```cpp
extern "C" int ru_dice_accumulate(const unsigned long long* counts, double* acc, int N, int C, int nacc, ru_stream_t stream) {
    return dice_accumulate_launch(counts, acc, N, C, nacc, (hipStream_t)stream);
}
extern "C" int ru_dice_counts(const float* p, const float* g, unsigned long long* counts, int N, int C, size_t V, ru_stream_t stream) {
    RU_REQUIRE(p && g && counts && N > 0 && C > 0, "ru_dice_counts: bad argument");
    return dice_counts_launch(p, g, counts, N * C, V, (hipStream_t)stream);
}

extern "C" int ru_layout_convert(const float* src, float* dst, int N, int C, size_t V, int to_c16, ru_stream_t stream) {
    RU_REQUIRE(src && dst && N > 0, "ru_layout_convert: bad argument");
    return layout_convert_launch(src, dst, N, C, V, to_c16, (hipStream_t)stream);
}

extern "C" int ru_upsample2x_trilinear_fwd_l(const float* x, float* y, int N, int C, int D, int H, int W, float out_slope, ru_stream_t stream) {
    RU_REQUIRE(x && y && N > 0 && C > 0 && D > 0 && H > 0 && W > 0, "ru_upsample2x_trilinear_fwd_l: bad argument");
    return up2_fwd16_launch(x, y, N, C, D, H, W, out_slope, (hipStream_t)stream);
}
extern "C" int ru_upsample2x_trilinear_bwd_l(const float* dy, float* dx, int N, int C, int D, int H, int W, ru_stream_t stream) {
    RU_REQUIRE(dy && dx && N > 0 && C > 0 && D > 0 && H > 0 && W > 0, "ru_upsample2x_trilinear_bwd_l: bad argument");
    return up2_bwd16_launch(dy, dx, N, C, D, H, W, (hipStream_t)stream);
}
extern "C" int ru_conv3d_fwd_l(const float* x, const float* w, const float* bias, float* y, int N, int Cin, int Cout, int D, int H, int W,
                               int flags, void* ws, size_t ws_bytes, ru_stream_t stream) {
    RU_REQUIRE(x && w && y, "ru_conv3d_fwd_l: null argument");
    const Switches sw = switches_from_env();
    hipStream_t s = (hipStream_t)stream;
    WsCarver C(ws, ws_bytes);
    Conv3Args a{};
    void* wf = C.take(conv3_sb_frag_bytes(Cin, Cout) / 4 + 64);
    RU_WS_OK(C);
    const bool f32 = (flags & 16) != 0;
    a.products = (flags & 32) ? 2 : 0;
    RU_REQUIRE(!f32 || ((flags & 3) != 0 && !(flags & (4 | 8))), "ru_conv3d_fwd_l: the exact-f32 form needs a voxel-major side and takes neither the 4-channel copy nor a split-form input");
    const bool gop = (flags & 64) && !f32 && (flags & 3) == 3 && !(flags & (4 | 8)) && !bias && conv3_mxg_usable(sw, N, Cin, Cout, D, H, W);
    int rc = f32 ? conv3_f32c_pack_weights(w, wf, Cin, Cout, 0, s) : conv3_sb_pack_weights(w, wf, Cin, Cout, 0, s, gop);
    if (rc) return rc;
    a.mode = f32 ? RU_PREC_F32 : RU_PREC_BF16X3; a.wfrag = wf;
    a.in_c16 = flags & 1; a.out_c16 = (flags >> 1) & 1;
    a.in_s16 = (flags >> 3) & 1;
    RU_REQUIRE(!a.in_s16 || a.in_c16, "ru_conv3d_fwd_l: the split form is a voxel-major layout");
    a.x = x; a.bias = bias; a.y = y; a.N = N; a.Cin = Cin; a.Cout = Cout; a.D = D; a.H = H; a.W = W;
    if (gop) {
        const size_t nvox = (size_t)N * D * H * W;
        float* g16 = C.take(nvox * 16);
        RU_WS_OK(C);
        rc = conv3_mxg_split_launch(x, g16, nvox, s);
        if (rc) return rc;
        a.x = g16; a.in_s16 = 1; a.in_g16 = 1; a.products = 0;
    }
    if (flags & 4) {
        RU_REQUIRE(!(flags & 1) && conv3_sb4_usable(N, Cin, Cout, D, H, W), "ru_conv3d_fwd_l: shape does not fit the 4-channel kernel");
        const size_t V = (size_t)D * H * W;
        float* x4 = C.take((size_t)N * 4 * V);
        void* wf4 = C.take(conv3_sb4_frag_bytes(Cout) / 4 + 64);
// ... 209 lines not shown
```

### brats2019_amd/csrc/pointwise_c16.hip

```cpp
#include "pw_helpers.hpp"
#include "fin_tail.hpp"
#include <type_traits>
#include <stdlib.h>

namespace ru {

typedef float f32x4_c16 __attribute__((ext_vector_type(4)));
template <int I, int N, class F> __device__ __forceinline__ void static_for_c1_impl(F&& f) {
    if constexpr (I < N) { f(std::integral_constant<int, I>{}); static_for_c1_impl<I + 1, N>(f); }
}
template <int N, class F> __device__ __forceinline__ void static_for_c1(F&& f) { static_for_c1_impl<0, N>(f); }

static inline dim3 c16_grid(size_t V, int blocks_nc, unsigned cap = 2048) {
    size_t bx = (V * 4 + 255) / 256;
    if (bx > cap) bx = cap;
    if (bx < 1) bx = 1;
    return dim3((unsigned)bx, (unsigned)blocks_nc);
}

template <int RES, bool NT = false>
__global__ __launch_bounds__(256) void gn_apply16_kernel(const float* __restrict__ x, const float* __restrict__ scale, const float* __restrict__ shift,
                                                         const float* __restrict__ res, float* __restrict__ y, int C, size_t V, float slope,
                                                         const float* __restrict__ rscale, const float* __restrict__ rshift, float rslope) {
    const int nb = blockIdx.y, CB = C >> 4;
// ... 79 lines not shown
        }
    }
#pragma unroll
    for (int k = 0; k < 4; ++k) {
#pragma unroll
        for (int o = 4; o < 64; o <<= 1) { s1[k] += __shfl_xor(s1[k], o); s2[k] += __shfl_xor(s2[k], o); }
    }
    if (lane < 4) {
#pragma unroll
        for (int k = 0; k < 4; ++k) { red[wave][lane * 4 + k][0] = s1[k]; red[wave][lane * 4 + k][1] = s2[k]; }
    }
    __syncthreads();
    if (threadIdx.x < 16) {
        const int c = threadIdx.x;
        float* p = partials + (((size_t)n * C + cb * 16 + c) * nblk + blockIdx.x) * 2;
        stat_publish(p, (red[0][c][0] + red[1][c][0]) + (red[2][c][0] + red[3][c][0]), (red[0][c][1] + red[1][c][1]) + (red[2][c][1] + red[3][c][1]));
    }
    fin_tail(fin, partials, red_dyn + 128);
}
int gn_bwd_reduce16_launch(const float* x, const float* dy, const float* scale, const float* shift, const float* mean, const float* rstd,
                           float slope, float* partials, int N, int C, size_t V, int G, hipStream_t s, const FinTail* fin) {
    RU_REQUIRE(C % 16 == 0 && C % G == 0, "gn_bwd_reduce16: bad channel count");
    const int nblk = gn_bwd_tiles16(V);
    FinTail f{};
    if (fin) f = *fin;
    RU_REQUIRE(!f.ticket || (f.kind == 2 && f.nblk == nblk && f.N == N && f.C == C && f.G == G), "gn_bwd_reduce16: tail descriptor does not match the launch");
    const size_t lds = 512 + fin_tail_lds_bytes(f);
    RU_REQUIRE(lds <= 64 * 1024, "gn_bwd_reduce16: batch x channels too large for the in-launch finalize");
    hipLaunchKernelGGL(gn_bwd_reduce16_kernel, dim3(nblk, N * (C / 16)), dim3(256), lds, s, x, dy, scale, shift, mean, rstd, slope, partials, C, V, G, nblk, gn16_chunk(V), f);
    RU_CHECK_LAUNCH("gn_bwd_reduce16_kernel");
    return RU_OK;
}

__global__ __launch_bounds__(256) void gn_bwd_apply16_kernel(const float* __restrict__ x, const float* __restrict__ dy, const float* __restrict__ scale,
                                                             const float* __restrict__ shift, const float* __restrict__ coef, float slope,
                                                             float* __restrict__ dx, int C, size_t V) {
    const int nb = blockIdx.y, CB = C >> 4;
    const int n = nb / CB, cb = nb - n * CB;
    const int q = threadIdx.x & 3;
    const size_t row = (size_t)n * C + cb * 16 + 4 * q;
    float a[4], b[4], cA[4], cB[4], cC[4];
#pragma unroll
    for (int k = 0; k < 4; ++k) {
        a[k] = scale[row + k]; b[k] = shift[row + k];
        cA[k] = coef[(row + k) * 3]; cB[k] = coef[(row + k) * 3 + 1]; cC[k] = coef[(row + k) * 3 + 2];
    }
    const size_t base = (size_t)nb * V * 4, F = V * 4;
    const float4* xp = reinterpret_cast<const float4*>(x) + base;
    const float4* dp = reinterpret_cast<const float4*>(dy) + base;
    float4* op = reinterpret_cast<float4*>(dx) + base;
    for (size_t f = (size_t)blockIdx.x * 256 + threadIdx.x; f < F; f += (size_t)gridDim.x * 256) {
        const float4 t = xp[f], d = dp[f];
        float4 o;
        o.x = cA[0] * ((t.x * a[0] + b[0]) > 0.f ? d.x : d.x * slope) + (cB[0] * t.x + cC[0]);
        o.y = cA[1] * ((t.y * a[1] + b[1]) > 0.f ? d.y : d.y * slope) + (cB[1] * t.y + cC[1]);
        o.z = cA[2] * ((t.z * a[2] + b[2]) > 0.f ? d.z : d.z * slope) + (cB[2] * t.z + cC[2]);
        o.w = cA[3] * ((t.w * a[3] + b[3]) > 0.f ? d.w : d.w * slope) + (cB[3] * t.w + cC[3]);
        op[f] = o;
    }
}
__global__ __launch_bounds__(256) void gn_bwd_apply16_split_kernel(const float* __restrict__ x, const float* __restrict__ dy, const float* __restrict__ scale,
                                                                   const float* __restrict__ shift, const float* __restrict__ coef, float slope,
                                                                   float* __restrict__ dx, int C, size_t V) {
    const int nb = blockIdx.y, CB = C >> 4;
    const int n = nb / CB, cb = nb - n * CB;
    const int hf = threadIdx.x & 1;
    const size_t row = (size_t)n * C + cb * 16 + 8 * hf;
    float a[8], b[8], cA[8], cB[8], cC[8];
#pragma unroll
    for (int k = 0; k < 8; ++k) {
        a[k] = scale[row + k]; b[k] = shift[row + k];
        cA[k] = coef[(row + k) * 3]; cB[k] = coef[(row + k) * 3 + 1]; cC[k] = coef[(row + k) * 3 + 2];
    }
    const size_t base = (size_t)nb * V * 4, F = V * 2;
    const float4* xp = reinterpret_cast<const float4*>(x) + base;
    const float4* dp = reinterpret_cast<const float4*>(dy) + base;
    pw_u32x4* op = reinterpret_cast<pw_u32x4*>(dx) + base;
    for (size_t f = (size_t)blockIdx.x * 256 + threadIdx.x; f < F; f += (size_t)gridDim.x * 256) {
        const size_t v = f >> 1;
        const float4 t0 = xp[v * 4 + 2 * hf], t1 = xp[v * 4 + 2 * hf + 1], d0 = dp[v * 4 + 2 * hf], d1 = dp[v * 4 + 2 * hf + 1];
        const float tx[8] = {t0.x, t0.y, t0.z, t0.w, t1.x, t1.y, t1.z, t1.w}, dd[8] = {d0.x, d0.y, d0.z, d0.w, d1.x, d1.y, d1.z, d1.w};
        float o[8];
#pragma unroll
        for (int k = 0; k < 8; ++k) o[k] = cA[k] * ((tx[k] * a[k] + b[k]) > 0.f ? dd[k] : dd[k] * slope) + (cB[k] * tx[k] + cC[k]);
        pw_u32x4 hi, lo;
        pw_split8(o, hi, lo);
        op[v * 4 + hf] = hi;
        op[v * 4 + 2 + hf] = lo;
    }
}
int gn_bwd_apply16_launch(const float* x, const float* dy, const float* scale, const float* shift, const float* coef, float slope, float* dx,
                          int N, int C, size_t V, int split, hipStream_t s) {
    RU_REQUIRE(C % 16 == 0, "gn_bwd_apply16: C must be a multiple of 16");
    if (split) {
        size_t bx = (V * 2 + 255) / 256;
        if (bx > 2048) bx = 2048;
        hipLaunchKernelGGL(gn_bwd_apply16_split_kernel, dim3((unsigned)bx, (unsigned)(N * (C / 16))), dim3(256), 0, s, x, dy, scale, shift, coef, slope, dx, C, V);
    } else {
        hipLaunchKernelGGL(gn_bwd_apply16_kernel, c16_grid(V, N * (C / 16)), dim3(256), 0, s, x, dy, scale, shift, coef, slope, dx, C, V);
    }
    RU_CHECK_LAUNCH("gn_bwd_apply16_kernel");
    return RU_OK;
}
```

___

PROBLEM DESCRIPTION >>
Copy out each line in the preceding records that contains "partials".

EXERCISE SOLUTION >>
        float* p = partials + (((size_t)n * C + cb * 16 + c) * nblk + blockIdx.x) * 2;
    fin_tail(fin, partials, red_dyn + 128);
                           float slope, float* partials, int N, int C, size_t V, int G, hipStream_t s, const FinTail* fin) {
    hipLaunchKernelGGL(gn_bwd_reduce16_kernel, dim3(nblk, N * (C / 16)), dim3(256), lds, s, x, dy, scale, shift, mean, rstd, slope, partials, C, V, G, nblk, gn16_chunk(V), f);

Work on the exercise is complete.